[EXTRACTED MATERIAL]:
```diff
diff --git a/include/dmayolo.h b/include/dmayolo.h
--- a/include/dmayolo.h
+++ b/include/dmayolo.h
@@ -32,6 +32,13 @@
                        const float* ca, const float* cb, const float* cc, void* dx, long bps, int accumulate,
                        float* dw, float* ws, long ws_elems, long M, int K, int C, void* stream);
 long dmy_conv1x1_bwd_bn_ws_elems(long M, int K, int C);
+int dmy_conv1x1_bwd_bn_pair_ok(long M, int K, int C, long dps, long dps2, long xps, long bps, const void* dy,
+                               const void* dy2, const void* z, const void* z2, const void* x, const void* dx);
+int dmy_conv1x1_bwd_bn_pair(const void* dy, long dps, const void* z, const void* wt, float* dw, const void* dy2,
+                            long dps2, const void* z2, const void* wt2, float* dw2, const void* x, long xps,
+                            const float* scale, const float* shift, const float* mean, const float* invstd, int act,
+                            const float* ca, const float* cb, const float* cc, void* dx, long bps, int accumulate,
+                            float* ws, long ws_elems, long M, int K, int C, void* stream);
 int dmy_conv_wgrad_ex(int dtype, const void* x, const void* dy, float* dw, int N, int H, int W, int C, long xps, int K,
                       int KH, int KW, int S, int P, int OH, int OW, long yps, int flags, void* stream);
 long dmy_conv_wgrad_ws_elems(int dtype, const void* x, const void* dy, int N, int H, int W, int C, long xps, int K,
```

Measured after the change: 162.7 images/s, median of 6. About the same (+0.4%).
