@@ -203,15 +229,10 @@
             const int64_t r = (((int64_t)f * nblkp + b) * 2) * KQ + k;
             *reinterpret_cast<uint32_t *>(hi + r) = hr; *reinterpret_cast<uint32_t *>(lo + r) = lr;
             *reinterpret_cast<uint32_t *>(hi + r + KQ) = hi_; *reinterpret_cast<uint32_t *>(lo + r + KQ) = li_;
-            continue;
-        }
-        const int64_t r = (((int64_t)f * nblkp + b) * 2) * MROWS + k;
-        const uint32_t sg = 0x80008000u;
-        *reinterpret_cast<uint32_t *>(hi + r) = hr; *reinterpret_cast<uint32_t *>(lo + r) = lr;
-        *reinterpret_cast<uint32_t *>(hi + r + KQ) = hi_ ^ sg; *reinterpret_cast<uint32_t *>(lo + r + KQ) = li_ ^ sg;
-        *reinterpret_cast<uint32_t *>(hi + r + MROWS) = hi_; *reinterpret_cast<uint32_t *>(lo + r + MROWS) = li_;
-        *reinterpret_cast<uint32_t *>(hi + r + MROWS + KQ) = hr; *reinterpret_cast<uint32_t *>(lo + r + MROWS + KQ) = lr;
-    }
+        } else {
+            store_ah(hi, lo, (((int64_t)f * nblkp + b) * 2) * MROWS + k, KQ, MROWS, hr, lr, hi_, li_);
+        }
+    });
 }
 
 __global__ void __launch_bounds__(NT, CMF_FD_MINB)
@@ -244,25 +265,23 @@
         }
     }
     __syncthreads();
-    fft_passes<false>(d, tw, B, logB, C);
+    fft_passes<false>(d, tw, B, logB, C, fold_last(logB));
     if (n >= N) return;
-    for (int f = threadIdx.x / C; f <= B / 2; f += NT / C) {
-        float ar, ai, br, bi;
-        unpack_pair(d, f, B, logB, C, p, ar, ai, br, bi);
+    for_each_bin(d, B, logB, C, p, [&](int f, float ar, float ai, float br, float bi) {
         if (xmode) {
             const int64_t r0 = (((int64_t)f * 2 + 0) * MROWS + k) * N + n, r1 = (((int64_t)f * 2 + 1) * MROWS + k) * N + n;
             store_split2(hi, lo, r0, ar, br);
             store_split2(hi, lo, r0 + KQ * N, -ai, -bi);
             store_split2(hi, lo, r1, ai, bi);
             store_split2(hi, lo, r1 + KQ * N, ar, br);
-            continue;
+            return;
         }
         const int64_t re = ((int64_t)f * MROWS + k) * ldw, im = ((int64_t)f * MROWS + KQ + k) * ldw;
         store_split2(hi, lo, re + n, ar, br);
         store_split2(hi, lo, re + coff + n, ai, bi);
         store_split2(hi, lo, im + n, -ai, -bi);
         store_split2(hi, lo, im + coff + n, ar, br);
-    }
+    });
 }
 
 __global__ void __launch_bounds__(NT, CMF_FD_MINB)
@@ -293,16 +312,106 @@
         }
     }
     __syncthreads();
-    fft_passes<true>(d, tw, B, logB, C);
+    const bool fold = fold_last(logB);
+    fft_passes<true>(d, tw, B, logB, C, fold);
     const float sc = 1.0f / (float)B;
     const bool pair = ((K & 1) == 0) && (k + 1 < K);
-    for (int i = threadIdx.x / C; i < V; i += NT / C) {
+    auto put = [&](int i, float2 z) {
         const int64_t t = b * V + i;
-        if (t >= Tl) break;
-        const float2 z = d[rev(i, logB) * C + p];
+        if (i >= V || t >= Tl) return;
         if (pair) *reinterpret_cast<float2 *>(numH + t * K + k) = make_float2(z.x * sc, z.y * sc);
         else { if (k < K) numH[t * K + k] = z.x * sc; if (k + 1 < K) numH[t * K + k + 1] = z.y * sc; }
-    }
+    };
+    for (int i = threadIdx.x / C; i < B / 2 && i < V && b * V + i < Tl; i += NT / C) {
+        float2 z0, z1;
+        row_pair(d, rev(i, logB), C, p, fold, z0, z1);
+        put(i, z0);
+        put(i + B / 2, z1);
+    }
+}
+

[WHAT YOU SHOULD DO]: Repeat each record in full; every line must match exactly.

[ANSWER BOX]:
```diff
diff --git a/include/dmayolo.h b/include/dmayolo.h
--- a/include/dmayolo.h
+++ b/include/dmayolo.h
@@ -32,6 +32,13 @@
                        const float* ca, const float* cb, const float* cc, void* dx, long bps, int accumulate,
                        float* dw, float* ws, long ws_elems, long M, int K, int C, void* stream);
 long dmy_conv1x1_bwd_bn_ws_elems(long M, int K, int C);
+int dmy_conv1x1_bwd_bn_pair_ok(long M, int K, int C, long dps, long dps2, long xps, long bps, const void* dy,
+                               const void* dy2, const void* z, const void* z2, const void* x, const void* dx);
+int dmy_conv1x1_bwd_bn_pair(const void* dy, long dps, const void* z, const void* wt, float* dw, const void* dy2,
+                            long dps2, const void* z2, const void* wt2, float* dw2, const void* x, long xps,
+                            const float* scale, const float* shift, const float* mean, const float* invstd, int act,
+                            const float* ca, const float* cb, const float* cc, void* dx, long bps, int accumulate,
+                            float* ws, long ws_elems, long M, int K, int C, void* stream);
 int dmy_conv_wgrad_ex(int dtype, const void* x, const void* dy, float* dw, int N, int H, int W, int C, long xps, int K,
                       int KH, int KW, int S, int P, int OH, int OW, long yps, int flags, void* stream);
 long dmy_conv_wgrad_ws_elems(int dtype, const void* x, const void* dy, int N, int H, int W, int C, long xps, int K,
```

Measured after the change: 162.7 images/s, median of 6. About the same (+0.4%).
@@ -203,15 +229,10 @@
             const int64_t r = (((int64_t)f * nblkp + b) * 2) * KQ + k;
             *reinterpret_cast<uint32_t *>(hi + r) = hr; *reinterpret_cast<uint32_t *>(lo + r) = lr;
             *reinterpret_cast<uint32_t *>(hi + r + KQ) = hi_; *reinterpret_cast<uint32_t *>(lo + r + KQ) = li_;
-            continue;
-        }
-        const int64_t r = (((int64_t)f * nblkp + b) * 2) * MROWS + k;
-        const uint32_t sg = 0x80008000u;
-        *reinterpret_cast<uint32_t *>(hi + r) = hr; *reinterpret_cast<uint32_t *>(lo + r) = lr;
-        *reinterpret_cast<uint32_t *>(hi + r + KQ) = hi_ ^ sg; *reinterpret_cast<uint32_t *>(lo + r + KQ) = li_ ^ sg;
-        *reinterpret_cast<uint32_t *>(hi + r + MROWS) = hi_; *reinterpret_cast<uint32_t *>(lo + r + MROWS) = li_;
-        *reinterpret_cast<uint32_t *>(hi + r + MROWS + KQ) = hr; *reinterpret_cast<uint32_t *>(lo + r + MROWS + KQ) = lr;
-    }
+        } else {
+            store_ah(hi, lo, (((int64_t)f * nblkp + b) * 2) * MROWS + k, KQ, MROWS, hr, lr, hi_, li_);
+        }
+    });
 }
 
 __global__ void __launch_bounds__(NT, CMF_FD_MINB)
@@ -244,25 +265,23 @@
         }
     }
     __syncthreads();
-    fft_passes<false>(d, tw, B, logB, C);
+    fft_passes<false>(d, tw, B, logB, C, fold_last(logB));
     if (n >= N) return;
-    for (int f = threadIdx.x / C; f <= B / 2; f += NT / C) {
-        float ar, ai, br, bi;
-        unpack_pair(d, f, B, logB, C, p, ar, ai, br, bi);
+    for_each_bin(d, B, logB, C, p, [&](int f, float ar, float ai, float br, float bi) {
         if (xmode) {
             const int64_t r0 = (((int64_t)f * 2 + 0) * MROWS + k) * N + n, r1 = (((int64_t)f * 2 + 1) * MROWS + k) * N + n;
             store_split2(hi, lo, r0, ar, br);
             store_split2(hi, lo, r0 + KQ * N, -ai, -bi);
             store_split2(hi, lo, r1, ai, bi);
             store_split2(hi, lo, r1 + KQ * N, ar, br);
-            continue;
+            return;
         }
         const int64_t re = ((int64_t)f * MROWS + k) * ldw, im = ((int64_t)f * MROWS + KQ + k) * ldw;
         store_split2(hi, lo, re + n, ar, br);
         store_split2(hi, lo, re + coff + n, ai, bi);
         store_split2(hi, lo, im + n, -ai, -bi);
         store_split2(hi, lo, im + coff + n, ar, br);
-    }
+    });
 }
 
 __global__ void __launch_bounds__(NT, CMF_FD_MINB)
@@ -293,16 +312,106 @@
         }
     }
     __syncthreads();
-    fft_passes<true>(d, tw, B, logB, C);
+    const bool fold = fold_last(logB);
+    fft_passes<true>(d, tw, B, logB, C, fold);
     const float sc = 1.0f / (float)B;
     const bool pair = ((K & 1) == 0) && (k + 1 < K);
-    for (int i = threadIdx.x / C; i < V; i += NT / C) {
+    auto put = [&](int i, float2 z) {
         const int64_t t = b * V + i;
-        if (t >= Tl) break;
-        const float2 z = d[rev(i, logB) * C + p];
+        if (i >= V || t >= Tl) return;
         if (pair) *reinterpret_cast<float2 *>(numH + t * K + k) = make_float2(z.x * sc, z.y * sc);
         else { if (k < K) numH[t * K + k] = z.x * sc; if (k + 1 < K) numH[t * K + k + 1] = z.y * sc; }
-    }
+    };
+    for (int i = threadIdx.x / C; i < B / 2 && i < V && b * V + i < Tl; i += NT / C) {
+        float2 z0, z1;
+        row_pair(d, rev(i, logB), C, p, fold, z0, z1);
+        put(i, z0);
+        put(i + B / 2, z1);
+    }
+}
+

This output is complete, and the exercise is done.